Hikmah
Deru kendaraan bermotor hanya
terdengar sesekali. Semilir angin berebutan berhembus dari sela-sela daun pohon
jambu di depan rumah dengan pagar besi yang dicat warna kuning. Suara burung
Prenjak pemakan ulat menjadi latar suara suasana saat itu.
Hidangan datang mengalir
dengan ritme yang cukup menggoda lidah dan perut yang memang ingin mematikan dendangnya
sedari tadi. Kue kering Chocolate cips di dalam toples kaca, Nagasari dalam
ukuran super, Rengginang, Brownis coklat pandan, pisang Raja, kerupuk Rambak, serta
tumpukan air mineral dalam gelas plastik, semua melirik menawarkan penghambaan rasa.
Kami semua dipersilahkan
untuk menikmatinya.
Belum sempat untuk memutuskan
hidangan mana yang akan diambil sebagai pemadam rasa, tiba-tiba delapan buah bungkus
Gado-gado – beserta gado-gadonya tentu saja ya – diletakkan persis di depanku. Mak
jreng...
Ya Allah Alhamdulillah, lalu
nikmat mana yang akan didustakan lagi
wahai manusia?
Kami berdelapan otomatis langsung
saling berpandangan dengan binar mata bak bintang Kejora. Ahh makan besar kita
malam ini, suara-suara genit dari dalam pikiran kita masing-masing segera bergabung
memayungi atmosfer ruangan, melalui tatapan-tatapan yang sempat saling
terlempar.
Namun ternyata takdir nikmat
belum berpihak pada kita, para anak muda berjumlah genap delapan orang, yang
sedang melakukan sebuah tugas pengabdian masyarakat, sebagai salah satu syarat
kelulusan.
Tiba-tiba seorang ibu
setengah baya keluar dari kamar dengan mata sembab. Kesedihan masih jelas tercetak
di wajahnya yang ayu, meski bayang usia telah merenggutnya. Ada sisa isak dan
dipertegas sehelai – atau mungkin dua helai – tissue dalam genggaman.
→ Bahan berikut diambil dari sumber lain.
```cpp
enum { MSW_OPT_CHECK_EVERY = 0, MSW_OPT_INIT_BOUND = 1, MSW_OPT_EM_PRIOR = 2, MSW_OPT_EM_STOP = 3 };
int msw_core_set_option(msw_handle h, int option, double value);
int msw_core_get_option(msw_handle h, int option, double *value);

int msw_core_solve(msw_handle h, const double *logc, const double *alpha0, double tol,
                   size_t max_iters, int algo, int prec, double *theta_out,
                   size_t *iters_out, double *bound_out);

int msw_core_prepare(msw_handle h, const double *logc, const double *alpha0);
int msw_core_run(msw_handle h, double tol, size_t max_iters, int algo, int prec,
                 double *theta_out, size_t *iters_out, double *bound_out);

int msw_core_gamma(msw_handle h, double *gamma_out, size_t ld);
// ... 127 lines not shown
```

msweep_amd/core.py:

```python
import ctypes as C
import os

import numpy as np

_HERE = os.path.dirname(os.path.abspath(__file__))
LIB_PATH = os.environ.get("MSWEEP_CORE_LIB") or os.path.join(_HERE, "libmsweep_core.so")

ALGO_RCG, ALGO_EM = 0, 1
PREC_DOUBLE, PREC_FLOAT = 0, 1
TEXT_PROBS, TEXT_LOGL, TEXT_BITSEQ = 0, 1, 2
OPT_CHECK_EVERY, OPT_INIT_BOUND, OPT_EM_PRIOR, OPT_EM_STOP = 0, 1, 2, 3
_OPTS = {"check_every": OPT_CHECK_EVERY, "init_bound": OPT_INIT_BOUND, "em_prior": OPT_EM_PRIOR, "em_stop": OPT_EM_STOP}

EXPORTS = [
    "msw_core_create", "msw_core_destroy", "msw_last_error", "msw_core_version",
    "msw_core_set_dense_logl", "msw_core_set_csr", "msw_core_build_likelihood",
    "msw_core_get_dense_logl", "msw_core_layout_hash", "msw_core_shape", "msw_alignment_read",
    "msw_alignment_shape", "msw_alignment_export", "msw_alignment_view", "msw_alignment_destroy", "msw_alignment_last_error",
    "msw_alignment_read_device", "msw_core_build_likelihood_aln", "msw_core_trim", "msw_alignment_on_device", "msw_core_solve", "msw_core_prepare", "msw_core_run",
    "msw_core_gamma",
    "msw_core_trace", "msw_core_set_trace_theta", "msw_core_bootstrap",
    "msw_core_resample_counts", "msw_core_set_profiling", "msw_core_last_timing",
    "msw_core_set_fixed_iters", "msw_core_hbm_stream_rates", "msw_comm_unique_id", "msw_comm_create_rccl", "msw_comm_create_local",
    "msw_comm_destroy", "msw_core_set_comm", "msw_comm_last_error", "msw_core_bootstrap_dist",
    "msw_comm_size", "msw_comm_rccl_count", "msw_comm_allgather", "msw_comm_allreduce", "msw_comm_create_shm", "msw_core_continue", "msw_core_gamma_block",
    "msw_core_last_bootstrap_timing", "msw_core_layout_info", "msw_core_guarded_visits", "msw_core_set_pack_schedule",
    "msw_core_set_option", "msw_core_get_option", "msw_core_bin_reads", "msw_core_bin_reads_aln",
    "msw_core_text_block", "msw_core_format_g6", "msw_core_last_text_timing",
    "msw_core_gzip_begin", "msw_core_text_block_gzip", "msw_core_gzip_append", "msw_core_gzip_end", "msw_core_last_gzip_timing",
    "msw_core_inflate_gzip", "msw_alignment_last_inflate",
]

INFLATE_REASONS = ("none", "forced", "header", "probe mismatch", "chunk status", "crc", "trailing bytes", "memory", "long span")
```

“Maafkan bapak jika beliau
ada salah ya nak”, kata si ibu membuka pembicaraan, seraya duduk sambil menahan
isak.
“Iya bu, kami juga minta
maaf”, sahut kami berdelapan hampir bersamaan, bak pasukan paduan suara profesional.
“Beliau ini semua sebetulnya
niatnya baik, semoga anak-anak semua memaklumi dan memaafkan”, lanjut si ibu
parau.
Dan kilasan potongan-potongan
kejadian bak film pendek langsung menyembur menyerang alam pikir kami semua,
membuat mulut tekunci, dan prosessor otak sibuk memproses ingatan.
Sungguh ada sebuah hikmah besar
bagi kami semua berdelapan malam ini yaitu diciptakannya mata adalah agar kita
tak mudah menilai semuanya lewat telinga.